> WORK INSTRUCTIONS
For each line of the data below that contains "most", return that line.

━━━━━ DATA SUPPLIED

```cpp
__global__ __launch_bounds__(512, 2) void conv2_wino_gemm_kernel(const WinoArgs g) {
    constexpr int LDS_STAGE = 2 * (256 + 256) * 20;
    static_assert(8 * 32 * (32 * 2 + 4) <= LDS_STAGE, "the row-major epilogue scratch must fit the staging buffers");
    __shared__ __attribute__((aligned(16))) float lds[LDS_STAGE];
    const unsigned bid = blockIdx.x;
    const int grp = bid < g.grp_blk[1] ? 0 : (bid < g.grp_blk[2] ? 1 : 2);
    const unsigned npat = grp == 2 ? 1u : 4u;
    const unsigned ntile = npat * g.tiles_m * g.tiles_n;
    const unsigned local = bid - g.grp_blk[grp], per_xcd = (g.grp_blk[grp + 1] - g.grp_blk[grp]) / 8;
    const unsigned tile = (local & 7u) * per_xcd + (local >> 3);
    if (tile >= ntile) return;
    const unsigned tn = tile % g.tiles_n, rest = tile / g.tiles_n;
    const unsigned pi = rest % npat, tm = rest / npat;
    const int p = (int)(((grp == 0 ? 0x8620u : grp == 1 ? 0x5371u : 0x4u) >> (4 * pi)) & 15u);
    const int64_t m0 = (int64_t)tm * 256;
    const int n0 = (int)tn * 256;
    const int nta = wino_nt(p / 3), ntb = wino_nt(p % 3);
    if (nta == 2 && ntb == 2) wino_tile<2, 2>(g, p, m0, n0, lds);
    else if (nta == 2) wino_tile<2, 1>(g, p, m0, n0, lds);
    else if (ntb == 2) wino_tile<1, 2>(g, p, m0, n0, lds);
    else wino_tile<1, 1>(g, p, m0, n0, lds);
}

__global__ __launch_bounds__(256) void conv2_wino_combine_kernel(const float* __restrict__ planes, const float* __restrict__ b2,
                                                                 float* __restrict__ h2, int64_t M, int T2, int F2, int TI,
                                                                 int TJ, int C) {
    const int c4n = C / 4;
    const int64_t idx = (int64_t)blockIdx.x * blockDim.x + threadIdx.x;
    if (idx >= M * c4n) return;
    const int64_t m = idx / c4n;
    const int c = (int)(idx - m * c4n) * 4;
    const int64_t per_b = (int64_t)TI * TJ;
    const int64_t bb = m / per_b;
    const int r = (int)(m - bb * per_b);
    const int ib = r / TJ, jb = r - ib * TJ;
    const int64_t plane = M * (int64_t)C;
    f32x4 P[9];
#pragma unroll
    for (int q = 0; q < 9; ++q) P[q] = __builtin_nontemporal_load(reinterpret_cast<const f32x4*>(planes + q * plane + m * C + c));
    const f32x4 bias = *reinterpret_cast<const f32x4*>(b2 + c);
#pragma unroll
    for (int rt = 0; rt < 2; ++rt) {
        const int t2 = 2 * ib + rt;
        if (t2 >= T2) continue;
        const f32x4 u0 = P[3 * rt + 0] + P[3 * rt + 1], u1 = P[3 * rt + 1] + P[3 * rt + 2];
        const f32x4 v0 = P[3 * rt + 3] + P[3 * rt + 4], v1 = P[3 * rt + 4] + P[3 * rt + 5];
#pragma unroll
        for (int s = 0; s < 2; ++s) {
            const int f2 = 2 * jb + s;
            if (f2 >= F2) continue;
            const f32x4 y = (s == 0 ? u0 + v0 : u1 + v1) + bias;
            f32x4 o;
#pragma unroll
            for (int e = 0; e < 4; ++e) o[e] = fmaxf(y[e], 0.f);
            *reinterpret_cast<f32x4*>(h2 + (((bb * T2 + t2) * F2) + f2) * (int64_t)C + c) = o;
        }
    }
}

__global__ __launch_bounds__(256) void pack_conv2_wino_kernel(const float* __restrict__ w2, float* __restrict__ wp, int C) {
    const int p = blockIdx.y, nt = wino_terms(p);
    const int64_t idx = (int64_t)blockIdx.x * blockDim.x + threadIdx.x;
    const int64_t K = (int64_t)nt * C;
    if (idx >= K * C) return;
    const int64_t co = idx / K;
    const int k = (int)(idx - co * K);
    const int c32 = k / (32 * nt), rem = k - c32 * 32 * nt, u = rem / 32, ci = 32 * c32 + (rem & 31);
    int64_t off = 0;
    for (int q = 0; q < p; ++q) off += wino_terms(q);
    const int a = p / 3, b = p % 3, sfn = wino_nt(b);
    const int ut = u / sfn, uf = u % sfn;
    auto taps = [](int pat, int term, int (&tp)[2]) {
        if (pat == 1) { tp[0] = 0; tp[1] = 2; return 2; }
        tp[0] = term == 0 ? 2 * (pat >> 1) : 1;
        return 1;
    };
    int tt[2], tf[2];
    const int ntt = taps(a, ut, tt), ntf = taps(b, uf, tf);
    double s = 0.0;
    const float* wc = w2 + (co * C + ci) * 9;
    for (int x = 0; x < ntt; ++x)
        for (int y = 0; y < ntf; ++y) s += (double)wc[tf[y] * 3 + tt[x]];
    wp[off * C * C + idx] = (float)s;
}

}

extern "C" int64_t cfm_conv2_wino_plane_elems(int B, int F1, int T1, int C) {
    if (B <= 0 || F1 < 3 || T1 < 3 || C <= 0) return 0;
    const int64_t TI = ((T1 - 1) / 2 + 1) / 2, TJ = ((F1 - 1) / 2 + 1) / 2;
    return 9 * (int64_t)B * TI * TJ * C;
}

extern "C" int cfm_pack_conv2_wino_weight_f32(const float* w2, float* wp, int C, cfm_stream_t stream) {
    CFM_REQUIRE(w2 && wp, CFM_ERR_NULL);
    CFM_REQUIRE(C > 0 && C % 32 == 0, CFM_ERR_BAD_SHAPE);
    const int64_t most = 4 * (int64_t)C * C;
    hipLaunchKernelGGL(pack_conv2_wino_kernel, dim3((unsigned)((most + 255) / 256), 9), dim3(256), 0,
                       static_cast<hipStream_t>(stream), w2, wp, C);
    return cfm_launch_status();
}

extern "C" int cfm_subsample_conv2_wino_relu_f32(const float* h1, const float* wp, const float* b2, float* planes, float* h2,
                                                 int B, int F1, int T1, int C, cfm_stream_t stream) {
    CFM_REQUIRE(h1 && wp && b2 && planes && h2, CFM_ERR_NULL);
    CFM_REQUIRE(B > 0 && F1 >= 3 && T1 >= 3, CFM_ERR_BAD_SHAPE);
    CFM_REQUIRE(C > 0 && C % 256 == 0, CFM_ERR_UNSUPPORTED);
    CFM_REQUIRE(CFM_ALIGNED16(h1) && CFM_ALIGNED16(wp) && CFM_ALIGNED16(b2) && CFM_ALIGNED16(planes) && CFM_ALIGNED16(h2),
                CFM_ERR_ALIGN);
    const int64_t utt_bytes = (int64_t)T1 * F1 * C * 4, limit = (1LL << 32) - (1LL << 26);
    CFM_REQUIRE(utt_bytes <= limit && 5LL * F1 * C * 4 < (1LL << 26), CFM_ERR_UNSUPPORTED);
    const int T2 = (T1 - 1) / 2, F2 = (F1 - 1) / 2;
    WinoArgs g{};
    g.w = wp;
    g.T1 = T1; g.F1 = F1; g.C = C; g.TI = (T2 + 1) / 2; g.TJ = (F2 + 1) / 2;
    g.tiles_n = (unsigned)(C / 256);
    const int64_t per_b = (int64_t)g.TI * g.TJ;
    const int group = (int)std::min<int64_t>(B, limit / utt_bytes);
    hipStream_t s = static_cast<hipStream_t>(stream);
    for (int b0 = 0; b0 < B; b0 += group) {
        const int nb = std::min(group, B - b0);
        g.h1 = h1 + b0 * (utt_bytes / 4);
        g.h1_bytes = (unsigned)(nb * utt_bytes);
        g.M = nb * per_b;
        g.planes = planes + 9 * (b0 * per_b) * C;
        g.tiles_m = (unsigned)((g.M + 255) / 256);
        const unsigned group_n[3] = {4, 4, 1};
        g.grp_blk[0] = 0;
        for (int q = 0; q < 3; ++q) g.grp_blk[q + 1] = g.grp_blk[q] + (group_n[q] * g.tiles_m * g.tiles_n + 7) / 8 * 8;
        hipLaunchKernelGGL(conv2_wino_gemm_kernel, dim3(g.grp_blk[3]), dim3(512), 0, s, g);
        int st = cfm_launch_status();
        if (st) return st;
        const int64_t threads = g.M * (C / 4);
        hipLaunchKernelGGL(conv2_wino_combine_kernel, dim3((unsigned)((threads + 255) / 256)), dim3(256), 0, s, g.planes, b2,
                           h2 + (int64_t)b0 * T2 * F2 * C, g.M, T2, F2, g.TI, g.TJ, C);
        st = cfm_launch_status();
        if (st) return st;
    }
    return 0;
}
```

━━━━━━━━━━

> SOLUTION
    const int64_t most = 4 * (int64_t)C * C;
    hipLaunchKernelGGL(pack_conv2_wino_kernel, dim3((unsigned)((most + 255) / 256), 9), dim3(256), 0,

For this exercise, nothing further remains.